H1: Homes with larger above-ground living areas will have higher sale prices.

H2: Homes with higher overall quality ratings will have higher sale prices.

H3: Newer homes will have higher sale prices.

H4: Homes with larger basements will have higher sale prices.

H5: Homes with higher kitchen quality ratings will have higher sale prices.

Discussion

The regression results strongly support all proposed hypotheses. GrLivArea, OverallQual, YearBuilt, TotalBsmtSF, and KitchenQual were all statistically significant predictors of sale price (p < 0.001 for each).

OverallQual produced the largest effect, indicating that improvements in overall construction quality and finishes have the greatest impact on housing values. YearBuilt also demonstrated a meaningful positive relationship with sale price, suggesting newer homes command a premium. Both living area and basement square footage contributed positively to home values as well.

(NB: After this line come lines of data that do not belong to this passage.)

@@ -67,15 +90,20 @@
     for (int n = 0; n < S::NCH; ++n) {
         const int cur = (PAR + n) & 1, nxt = cur ^ 1;
         const unsigned a_off = cpipe_step(p) + lane * 16;
-#pragma unroll
-        for (int f = 0; f < 8; ++f)
-            if (n + 1 == S::NCH || f < NF) A[nxt][f] = *reinterpret_cast<const V*>(smem + a_off + f * 1024);
+        int nrd = 0;
         if (n + 1 < S::NCH) {
 #pragma unroll
             for (int k = 0; k < KPC; ++k) {
+#pragma unroll
+                for (int ms = 0; ms < MS; ++ms) A[nxt][k * MS + ms] = *reinterpret_cast<const V*>(smem + a_off + (k * MS + ms) * 1024);
+                nrd += MS;
                 if ((n + 1) * KPC + k < NREG) B[nxt][k] = breg[(n + 1) * KPC + k];
-                else B[nxt][k] = *reinterpret_cast<const V*>(smem + b_base + b_offset<TAPS, KS, CF>((n + 1) * KPC + k, stride));
-            }
+                else { B[nxt][k] = *reinterpret_cast<const V*>(smem + b_base + b_offset<TAPS, KS, CF>((n + 1) * KPC + k, stride)); ++nrd; }
+            }
+        } else {
+#pragma unroll
+            for (int f = 0; f < 8; ++f) A[nxt][f] = *reinterpret_cast<const V*>(smem + a_off + f * 1024);
+            nrd = 8;
         }
         if (TAILV > 0 && n == S::NCH - 1) {
 #pragma unroll
@@ -98,11 +126,7 @@
         for (int k = 0; k < KPC; ++k)
 #pragma unroll
             for (int ms = 0; ms < MS; ++ms) acc[ms] = Elem<T>::mfma(A[cur][k * MS + ms], B[cur][k], acc[ms]);
-#pragma unroll
-        for (int i = 0; i < NF; ++i) {
-            __builtin_amdgcn_sched_group_barrier(0x100, 2, 0);
-            __builtin_amdgcn_sched_group_barrier(0x008, 1, 0);
-        }
+        level_reads(nrd, NF);
     }
 }
 
@@ -173,24 +197,21 @@
             continue;
         }
         const unsigned a_off = cpipe_step(p) + lane * 16;
-#pragma unroll
-        for (int f = 0; f < 8; ++f) A[nxt][f] = *reinterpret_cast<const V*>(smem + a_off + f * 1024);
-        if (n + 1 < S::NCH) {
-#pragma unroll
-            for (int k = 0; k < KPC; ++k) {
+        int nrd = 8;
+#pragma unroll
+        for (int k = 0; k < KPC; ++k) {
+#pragma unroll
+            for (int ms = 0; ms < MS; ++ms) A[nxt][k * MS + ms] = *reinterpret_cast<const V*>(smem + a_off + (k * MS + ms) * 1024);
+            if (n + 1 < S::NCH) {
                 if ((n + 1) * KPC + k < NREG) B[nxt][k] = breg[(n + 1) * KPC + k];
-                else B[nxt][k] = *reinterpret_cast<const V*>(smem + b_base + b_off8<TAPS, KS, BM>((n + 1) * KPC + k, stride));
+                else { B[nxt][k] = *reinterpret_cast<const V*>(smem + b_base + b_off8<TAPS, KS, BM>((n + 1) * KPC + k, stride)); ++nrd; }
             }
         }
 #pragma unroll
         for (int k = 0; k < KPC; ++k)
 #pragma unroll
             for (int ms = 0; ms < MS; ++ms) acc[ms] = Elem<T>::mfma(A[cur][k * MS + ms], B[cur][k], acc[ms]);
-#pragma unroll
-        for (int i = 0; i < 8; ++i) {
-            __builtin_amdgcn_sched_group_barrier(0x100, 2, 0);
-            __builtin_amdgcn_sched_group_barrier(0x008, 1, 0);
-        }
+        level_reads(nrd, 8);
     }
 }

The model achieved an R-squared value of 0.7824, suggesting that approximately 78.2% of variation in home sale prices can be explained by the variables included in the model. This indicates strong predictive capability and suggests that these housing characteristics are important determinants of market value.

Business Value (Prescriptive Recommendations)

The results suggest that homeowners and developers should prioritize improvements that increase overall home quality. Based on the model, increasing a property’s quality rating by one level is associated with an increase of approximately $17,260 in sale price.

Each additional year of construction recency is associated with approximately $397 in additional value, while each additional square foot of living area adds roughly $54. Each additional square foot of basement space adds approximately $27 in value.

Kitchen quality also plays a substantial role: homes with kitchen quality below “Excellent” (the baseline) are associated with notably lower sale prices, with “Fair” kitchens losing the most value (approximately $62,510 less than Excellent). This suggests kitchen renovations may offer strong returns.

Developers can use these findings when planning new construction or renovation projects by allocating resources toward quality upgrades, kitchen improvements, and maximizing usable living and basement space.

Limitations and Future Research

One limitation of this study is that important factors affecting housing prices may not be included in the model, such as local economic conditions, interest rates, school quality, and neighborhood specific characteristics. Neighborhood was deliberately excluded from this model; while it could increase explanatory power, it would add many categories that reduce interpretability and limit how well the model generalizes beyond Ames, Iowa.

Additionally, the analysis identifies relationships rather than causal effects. While the model demonstrates strong predictive performance, it cannot conclusively determine that changing a specific housing feature will directly cause a corresponding increase in sale price.

Future research could incorporate additional neighborhood level variables and alternative modeling approaches to improve predictive accuracy.